Does an assumption that people will spend 16 or 20 consecutive years in formal education…and the related assumption that this formal education will be the most important factor in their future success or lack of same…reduce the sense of individual agency? I think it probably does.

Also, this brings us to another factor that Grandallana did not mention, either because he didn’t see it as a problem or because he didn’t dare talk about it: the dominance of a hereditary aristocracy.  I think it’s pretty clear to historians now that one major reason for Spain’s naval failures was that people tended to be placed in command positions because of their titles and bloodlines, rather than their demonstrated competence.

We don’t have a formal aristocracy in the US, of course; indeed, the Constitution explicitly prohibits any such thing.  But while educational credentialism was initially sold as a form of meritocracy, and indeed did initially lead to some progress in that direction, it has devolved in too many cases to a form of aristocracy light, where obtaining the most ‘elite’ credential is largely a matter of conducting your early life in a manner of which admissions officers approve–including demonstrating the ‘right’ social attitudes–and, often, of having the right family and connections, rather than a matter of true performance-related merit.

More than 50 years ago, Peter Drucker wrote that a major advantage America had over Europe is that access to key roles in society was not controlled by a admission to a small number of ‘elite’ universities.

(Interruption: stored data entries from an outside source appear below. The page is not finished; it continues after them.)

struct FlatSync {
  lds_u8 *vis;
  uint32_t *scratch;
  uint32_t heap_lds_slots, off_heap, off_log, off_hop, hop_cap, cand_total;
  uint32_t n_log, hop0, hl, lb_bits;
  uint32_t cand_size, hp, hq, h_idx;
};
struct FlatSyncOut { uint32_t cand_size, hp, hq, h_idx, rc, stop, next_id; };
#ifdef HS_FLAT_SYNC_CALL
#define HS_FLAT_SYNC_ATTR __attribute__((noinline))
#else
#define HS_FLAT_SYNC_ATTR __forceinline__
#endif
template <int METRIC>
__device__ HS_FLAT_SYNC_ATTR FlatSyncOut flat_heap_sync(FlatSync f) {
  const int lane = threadIdx.x;
  lds_u8 *vis = (lds_u8 *)(uintptr_t)uni((uint32_t)(uintptr_t)f.vis);
  const uint64_t sbits = (uint64_t)(uintptr_t)f.scratch;
  uint32_t *scratch = reinterpret_cast<uint32_t *>((uintptr_t)(((uint64_t)uni((uint32_t)(sbits >> 32)) << 32) | uni((uint32_t)sbits)));
  uint2 *heap_store = reinterpret_cast<uint2 *>(scratch + uni(f.off_heap));
  const uint2 *tlog = reinterpret_cast<const uint2 *>(scratch + uni(f.off_log));
  const uint32_t *hoplog = scratch + uni(f.off_hop);
  hs_u4 *park = reinterpret_cast<hs_u4 *>(scratch + uni(f.off_hop) + uni(f.hop_cap));
  const uint32_t heap_lds_slots = uni(f.heap_lds_slots), n_log = uni(f.n_log), hop0 = uni(f.hop0), hl = f.hl, cand_total = uni(f.cand_total);
  const int lb = (int)uni(f.lb_bits);
  uint32_t cand_size = uni(f.cand_size), hp = uni(f.hp), hq = uni(f.hq), h_idx = uni(f.h_idx), rc = 0, next_id = 0;
  __threadfence_block();
  for (uint32_t i = lane; i * 2u < heap_lds_slots; i += 64) park[i] = *reinterpret_cast<lds_u128 *>(vis + i * 16);
  FlatHeap cand;
  cand.lds = vis;
  cand.L = heap_lds_slots;
  cand.glob = heap_store;
  wave_sync();
  for (uint32_t sl = lane; sl <= cand_size && sl < heap_lds_slots; sl += 64) {
    const uint2 e = heap_store[sl];
    *reinterpret_cast<lds_u64 *>(vis + sl * 8) = hs_u2{e.x, e.y};
  }
  wave_sync();
  uint32_t ebase = ~0u;
  uint2 eb = make_uint2(0, 0);
  auto log_at = [&](uint32_t i) -> uint2 {
    if ((i & ~63u) != ebase) {
      ebase = i & ~63u;
      eb = (ebase + lane < n_log) ? tlog[ebase + lane] : make_uint2(0, 0);
    }
    return make_uint2(__builtin_amdgcn_readlane(eb.x, i & 63u), __builtin_amdgcn_readlane(eb.y, i & 63u));
  };
  if (h_idx == 0) {
    const uint2 e = log_at(0);
    cand_size = 1;
    fh_push<false>(cand, cand_size, __uint_as_float(e.x), e.y, lane);
    wave_sync();
    h_idx = 1;
  }
  const uint32_t ring_base = hop0 & ~63u;
  uint32_t hbase = ~0u, hcnt = 0;
  while (hq < hop0) {
    if (hp == hq) {
      if (cand_size < heap_lds_slots) fh_pop_wave(cand, cand_size, lane);
      else if (lane == 0) fh_pop<true>(cand, cand_size);
      cand_size--;
      hp++;
      wave_sync();
    }
    if ((hq & ~63u) != hbase) {
      hbase = hq & ~63u;
      hcnt = hbase == ring_base ? hl : hoplog[hbase + lane];
    }
    const uint32_t np = (uint32_t)__builtin_amdgcn_readlane(hcnt, hq & 63u);
    if (__builtin_expect(cand_size + np > cand_total, 0)) { rc = 2; break; }
    const bool in_lds = cand_size + np < heap_lds_slots;
    for (uint32_t q = 0; q < np; q++) {
      const uint2 e = log_at(h_idx);
      cand_size++;
      if (in_lds) fh_push<false>(cand, cand_size, __uint_as_float(e.x), e.y, lane);
      else fh_push<true>(cand, cand_size, __uint_as_float(e.x), e.y, lane);
      wave_sync();
      h_idx++;
    }
    hq++;
  }
  bool stop = rc != 0 || cand_size == 0;
  if (!stop) {
    const uint2 root = fh_get<false>(cand, 1);
    const uint32_t rkey_bits = uni(root.x);
    if (dkey<METRIC>(__uint_as_float(rkey_bits)) > lb) {
      stop = true;
    } else {
      next_id = uni(root.y);
      if (cand_size < heap_lds_slots) fh_pop_wave(cand, cand_size, lane);
      else if (lane == 0) fh_pop<true>(cand, cand_size);
      cand_size--;
      hp++;
      wave_sync();
    }
  }
  for (uint32_t sl = lane; sl <= cand_size && sl < heap_lds_slots; sl += 64) {
    const hs_u2 e = *reinterpret_cast<lds_u64 *>(vis + sl * 8);
    heap_store[sl] = make_uint2(e.x, e.y);
  }
  wave_sync();
  __threadfence_block();
  for (uint32_t i = lane; i * 2u < heap_lds_slots; i += 64) *reinterpret_cast<lds_u128 *>(vis + i * 16) = park[i];
  wave_sync();
  FlatSyncOut o;
  o.cand_size = cand_size; o.hp = hp; o.hq = hq; o.h_idx = h_idx; o.rc = rc; o.stop = stop ? 1u : 0u; o.next_id = next_id;
  return o;
}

The Harvard Law School might like to be a Grande Ecole and to claim for its graduates a preferential position. But American society has never been willing to accept this claim…

American society today is much closer to accepting that and similar claims than it was when Drucker wrote the above in 1969, and I think this has something to do with the dysfunctionality of many of our institutions.

For discussion: How far are we down the road to the kind of environment that Grandallana described? What are the causes, and what are the potential paths for reversal?